▶ **ASSIGNED TASK**
Which lines in the records below mention the word "nwaves"? Copy each one out.

DATA FOR THE TASK Start Marker

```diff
@@ -1012,35 +1015,53 @@
 }
 
 struct EdgeArgs {
+  int G;
+  int G_enc;
+  int N, K, TPN;
   const float* hE;
+  const int32_t* E_idx;
+  const float* ePa; const float* ePj;
   float* hE_out;
-  const int32_t* E_idx;
-  const int32_t* mask;
-  const int32_t* mask_attend;
-  const int32_t* rank;
+  const float* eW1_img; const float* eW2_img; const float* eW3_img;
+  const float* eb2; const float* eb3;
+  const float* ln_g;
+  const float* ln_b;
+  const float* W1_img;
   const float* Pa;
   const float* Pj0;
   const float* Pj1;
-  const float* W1_img;
+  const int32_t* rank;
+  const int32_t* mask;
+  const int32_t* mask_attend;
   const float* W2_img;
   const float* W3_img;
+  const float* b2;
+  NodeTail tail;
   const float* b1;
-  const float* b2;
   const float* b3;
-  const float* ln_g;
-  const float* ln_b;
-  const float* ePa; const float* ePj;
-  const float* eW1_img; const float* eW2_img; const float* eW3_img;
-  const float* eb2; const float* eb3;
   uint32_t drop_thresh, drop_seed; float drop_scale;
   const __bf16* hE16; __bf16* hE16_out;
   const __bf16* Pa16; const __bf16* Pj016; const __bf16* Pj116;
   float* partial;
-  NodeTail tail;
-  int G;
-  int G_enc;
-  int N, K, TPN;
 };
+
+template <class Args>
+struct KernargLines {
+  static constexpr int N = ((int)sizeof(Args) + 63) / 64 + 1;
+  uint32_t v[N];
+};
+template <class Args>
+__device__ __forceinline__ void kernarg_touch(KernargLines<Args>& k) {
+  const uint32_t* seg = (const uint32_t*)__builtin_amdgcn_kernarg_segment_ptr();
+#pragma unroll
+  for (int i = 0; i + 1 < KernargLines<Args>::N; ++i) k.v[i] = seg[16 * i];
+  k.v[KernargLines<Args>::N - 1] = seg[sizeof(Args) / 4 - 1];
+}
+template <class Args>
+__device__ __forceinline__ void kernarg_retire(const KernargLines<Args>& k) {
+#pragma unroll
+  for (int i = 0; i < KernargLines<Args>::N; ++i) asm volatile("" :: "s"(k.v[i]));
+}
 
 #define EDGE_TAIL_LDS (2 * NAMP_IMG_BYTES + 12 * NAMP_H * 4 + 64 + 2048)
 
@@ -1055,6 +1076,9 @@
   constexpr bool FUSE = (PRE == PRE_EDGE);
   constexpr bool MSG = (MODE == MODE_ENC_MSG || MODE == MODE_DEC_MSG);
   constexpr bool M3_LDS = MSG && !BF16 && (TAIL == 4 || TAIL == 8);
+  constexpr bool WARM = (PERSIST == 0) && !BF16 && (TAIL == 4 || TAIL == 8);
+  KernargLines<Args> kargs;
+  if constexpr (WARM) kernarg_touch(kargs);
   char* buf0 = smem;
   char* buf1 = smem + NAMP_IMG_BYTES;
   const int tid = threadIdx.x;
@@ -1154,6 +1178,7 @@
       const float* srcv = i < 128 ? a.eb2 : i < 256 ? a.eb3 : i < 384 ? a.ln_g : a.ln_b;
       cstf[i] = srcv[i & 127];
     }
+    if constexpr (WARM) kernarg_retire(kargs);
     wait_dma_and_sync();
     gemm128<X3, false, false>(acc, x, w1);
 #pragma unroll
@@ -1183,6 +1208,7 @@
       dma_to_lds(buf0, a.W1_img, 64, wave, nwaves, lane);
 #pragma unroll
       for (int t = 0; t < 8; ++t) acc[t] = *(const f4*)(a.eb2 + 16 * t + 4 * g);
+      if constexpr (WARM) kernarg_retire(kargs);
       wait_dma_and_sync();
       gemm128<X3, false, false>(acc, x, w1);
 #pragma unroll
@@ -1220,6 +1246,7 @@
   } else {
   dma_to_lds(buf0, a.W1_img, 64, wave, nwaves, lane);
   if (MODE != MODE_EMBED) dma_to_lds(buf1, a.W2_img, 64, wave, nwaves, lane);
+  if constexpr (WARM) kernarg_retire(kargs);
   wait_dma_and_sync();
   }
   gemm128<X3, false, false>(acc, x, w0);
@@ -1418,14 +1445,13 @@
 }
 
 struct StageArgs {
-  const float* hE; float* hE_out; const int32_t* E_idx; const int32_t* mask; const int32_t* rank;
-  const float* Pa; const float* Pj0; const float* Pj1;
-  const float* W1_img; const float* W2_img; const float* W3_img; const float* b2; const float* b3;
-  const float* ln_g; const float* ln_b;
-  const float* ePa; const float* ePj; const float* eW1_img; const float* eW2_img; const float* eW3_img;
-  const float* eb2; const float* eb3;
+  int G, G_enc, N, K, TPN;
+  const float* hE; const int32_t* E_idx; const float* ePa; const float* ePj; float* hE_out;
+  const float* eW1_img; const float* eW2_img; const float* eW3_img; const float* eb2; const float* eb3;
+  const float* ln_g; const float* ln_b; const float* W1_img;
+  const float* Pa; const float* Pj0; const float* Pj1; const int32_t* rank; const int32_t* mask;
+  const float* W2_img; const float* W3_img; const float* b2; const float* b3;
   NodeTail tail;
-  int G, G_enc, N, K, TPN;
   static constexpr const int32_t* mask_attend = nullptr;
   static constexpr const float* b1 = nullptr;
   static constexpr uint32_t drop_thresh = 0, drop_seed = 0;
@@ -2265,6 +2291,8 @@
 
 template <int X3>
 __global__ __launch_bounds__(256) void node_linear_kernel(const NodeLinearArgs a) {
+  KernargLines<NodeLinearArgs> kargs;
+  kernarg_touch(kargs);
   const int lane = threadIdx.x & 63;
   const int wave = __builtin_amdgcn_readfirstlane(threadIdx.x >> 6);
   const int unit = blockIdx.x * 4 + wave;
@@ -2287,6 +2315,7 @@
   const float* src = a.X + (long)src_row * NAMP_H + 4 * g;
 #pragma unroll
   for (int t = 0; t < 8; ++t) x[t] = *(const f4*)(src + 16 * t);
+  kernarg_retire(kargs);
   if (a.pre.img) {
 #pragma unroll
     for (int t = 0; t < 8; ++t) acc[t] = a.pre.bias ? *(const f4*)(a.pre.bias + 16 * t + 4 * g) : (f4){0.f, 0.f, 0.f, 0.f};
```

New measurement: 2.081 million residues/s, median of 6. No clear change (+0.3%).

DATA FOR THE TASK End Marker

▶ **SOLUTION TO THIS PROBLEM**
       dma_to_lds(buf0, a.W1_img, 64, wave, nwaves, lane);
   dma_to_lds(buf0, a.W1_img, 64, wave, nwaves, lane);
   if (MODE != MODE_EMBED) dma_to_lds(buf1, a.W2_img, 64, wave, nwaves, lane);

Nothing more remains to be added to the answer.